Problem statement: Counting only lines below that hold "false", give the total alone.
*** Provided information Section Begins ***
## Add a smaller-LDS cells form of the bucket sort kernel

Templates bucket_sort_kernel on a CELLS flag. The cells form uses a 2048-entry window, 1024 items per range and 256 threads, which brings LDS to about 45 KB so two of its workgroups can sit beside three fused-launch workgroups on a CU. It also spreads cell-list gathering across threads by binary search over unit prefixes, and the host picks range cuts with a lower fill target when the cells path fits. The aim is more concurrency between the prep sort and the fused compute kernel, at the cost of more ranges and a fallback to a global-memory rank path when a range overflows the smaller window.

New measurement: 2.658 million. -9.1%, worse.

```diff
diff --git a/cdae_amd/csrc/cdae_hip.hip b/cdae_amd/csrc/cdae_hip.hip
--- a/cdae_amd/csrc/cdae_hip.hip
+++ b/cdae_amd/csrc/cdae_hip.hip
@@ -209,6 +209,7 @@
   bool bucket_attr_set = false;
   uint16_t* d_range_of = nullptr;
   uint32_t cell_units = 0;
+  bool bucket_cells_form = false;
   bool counting_sort = false;
   bool tile_attr_set = false;
   bool gemm3_attr_set[8] = {false, false, false, false, false, false, false, false};
@@ -498,15 +499,22 @@
   if (bt.E == 0) {
   } else if (h->mf_seq && !h->prep_force_sort) {
   } else if (bucket) {
-    if (!h->bucket_attr_set) {
-      HIPCHK(hipFuncSetAttribute((const void*)bucket_sort_kernel, hipFuncAttributeMaxDynamicSharedMemorySize, (int)BK_LDS_BYTES));
+    if (!h->bucket_cells_form && !h->bucket_attr_set) {
+      HIPCHK(hipFuncSetAttribute((const void*)bucket_sort_kernel<false>, hipFuncAttributeMaxDynamicSharedMemorySize, (int)BK_LDS_BYTES));
       h->bucket_attr_set = true;
     }
-    hipLaunchKernelGGL(bucket_sort_kernel, dim3(h->bucket_ranges), dim3(BK_THREADS), BK_LDS_BYTES, st, (const uint16_t*)x.key16, (const uint64_t*)x.val,
-                       (uint32_t)bt.E, (const uint32_t*)h->d_bucket_cut, x.wg_state, (const uint32_t*)(use_cells ? x.cells : nullptr), n_units,
-                       (const uint32_t*)x.cell_flag, x.cell_tag, x.seg, x.seg + I, (const uint32_t*)h->d_rank_of,
-                       x.seg + 2 * (size_t)I, x.seg + 3 * (size_t)I, x.sorted_val, x.bucketed, x.dup_count, h->dup_cap, x.dup_of_pos, x.dup_of_ex,
-                       h->dup_stripes, h->d_fused_err);
+    if (h->bucket_cells_form)
+      hipLaunchKernelGGL(bucket_sort_kernel<true>, dim3(h->bucket_ranges), dim3(BK_CELLS_THREADS), BK_CELLS_LDS_BYTES, st, (const uint16_t*)x.key16, (const uint64_t*)x.val,
+                         (uint32_t)bt.E, (const uint32_t*)h->d_bucket_cut, x.wg_state, (const uint32_t*)(use_cells ? x.cells : nullptr), n_units,
+                         (const uint32_t*)x.cell_flag, x.cell_tag, x.seg, x.seg + I, (const uint32_t*)h->d_rank_of,
+                         x.seg + 2 * (size_t)I, x.seg + 3 * (size_t)I, x.sorted_val, x.bucketed, x.dup_count, h->dup_cap, x.dup_of_pos, x.dup_of_ex,
+                         h->dup_stripes, h->d_fused_err);
+    else
+      hipLaunchKernelGGL(bucket_sort_kernel<false>, dim3(h->bucket_ranges), dim3(BK_THREADS), BK_LDS_BYTES, st, (const uint16_t*)x.key16, (const uint64_t*)x.val,
+                         (uint32_t)bt.E, (const uint32_t*)h->d_bucket_cut, x.wg_state, (const uint32_t*)(use_cells ? x.cells : nullptr), n_units,
+                         (const uint32_t*)x.cell_flag, x.cell_tag, x.seg, x.seg + I, (const uint32_t*)h->d_rank_of,
+                         x.seg + 2 * (size_t)I, x.seg + 3 * (size_t)I, x.sorted_val, x.bucketed, x.dup_count, h->dup_cap, x.dup_of_pos, x.dup_of_ex,
+                         h->dup_stripes, h->d_fused_err);
   } else if (h->counting_sort) {
     const uint32_t n_tiles = (uint32_t)((bt.E + TILE_EX - 1) / TILE_EX);
     const size_t tile_lds = (size_t)I * sizeof(uint32_t);
@@ -1464,7 +1472,26 @@
   }
   h->seq = 0; h->pre_n = 0;
   h->counting_sort = I <= cdae::TILE_SORT_MAX_ITEMS && DEV_ENV("CDAE_SORT_TILE") != nullptr;
-  h->bucket_sort = false; h->bucket_ranges = 0; h->cell_units = 0;
+  h->h_unit_ptr.assign(U + 1, 0u);
+  for (uint64_t u = 0; u < U; ++u)
+    h->h_unit_ptr[u + 1] = h->h_unit_ptr[u] + (uint32_t)((row_ptr[u + 1] - row_ptr[u] + h->hp.unit_pos - 1) / h->hp.unit_pos);
+  h->unit_cap = 0;
+  for (uint64_t s0 = 0; s0 < U; ++s0) {
+    const uint64_t s1 = std::min<uint64_t>(U, s0 + B);
+    h->unit_cap = std::max(h->unit_cap, h->h_unit_ptr[s1] - h->h_unit_ptr[s0]);
+  }
+  {
+    std::vector<uint32_t> per(U);
+    for (uint64_t u = 0; u < U; ++u) per[u] = h->h_unit_ptr[u + 1] - h->h_unit_ptr[u];
+    std::partial_sort(per.begin(), per.begin() + B, per.end(), std::greater<uint32_t>());
+    uint64_t top = 0;
+    for (uint32_t i = 0; i < B; ++i) top += per[i];
+    h->unit_cap = (uint32_t)std::max<uint64_t>(h->unit_cap, top);
+  }
+  if (h->shard_sampled())
+    for (uint64_t s0 = 0; s0 < U; ++s0)
+      h->unit_cap = std::max(h->unit_cap, h->h_gunit_ptr[std::min<uint64_t>(U, s0 + B)] - h->h_gunit_ptr[s0]);
+  h->bucket_sort = false; h->bucket_ranges = 0; h->cell_units = 0; h->bucket_cells_form = false;
   {
     const uint64_t BUCKET_MAX_EXAMPLES = h->cfg.full_output ? 100000 : 600000;
     const uint64_t keys = I + (h->shard_sampled() ? 1u : 0u);
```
*** Provided information Section Ends ***
Expected answer: 9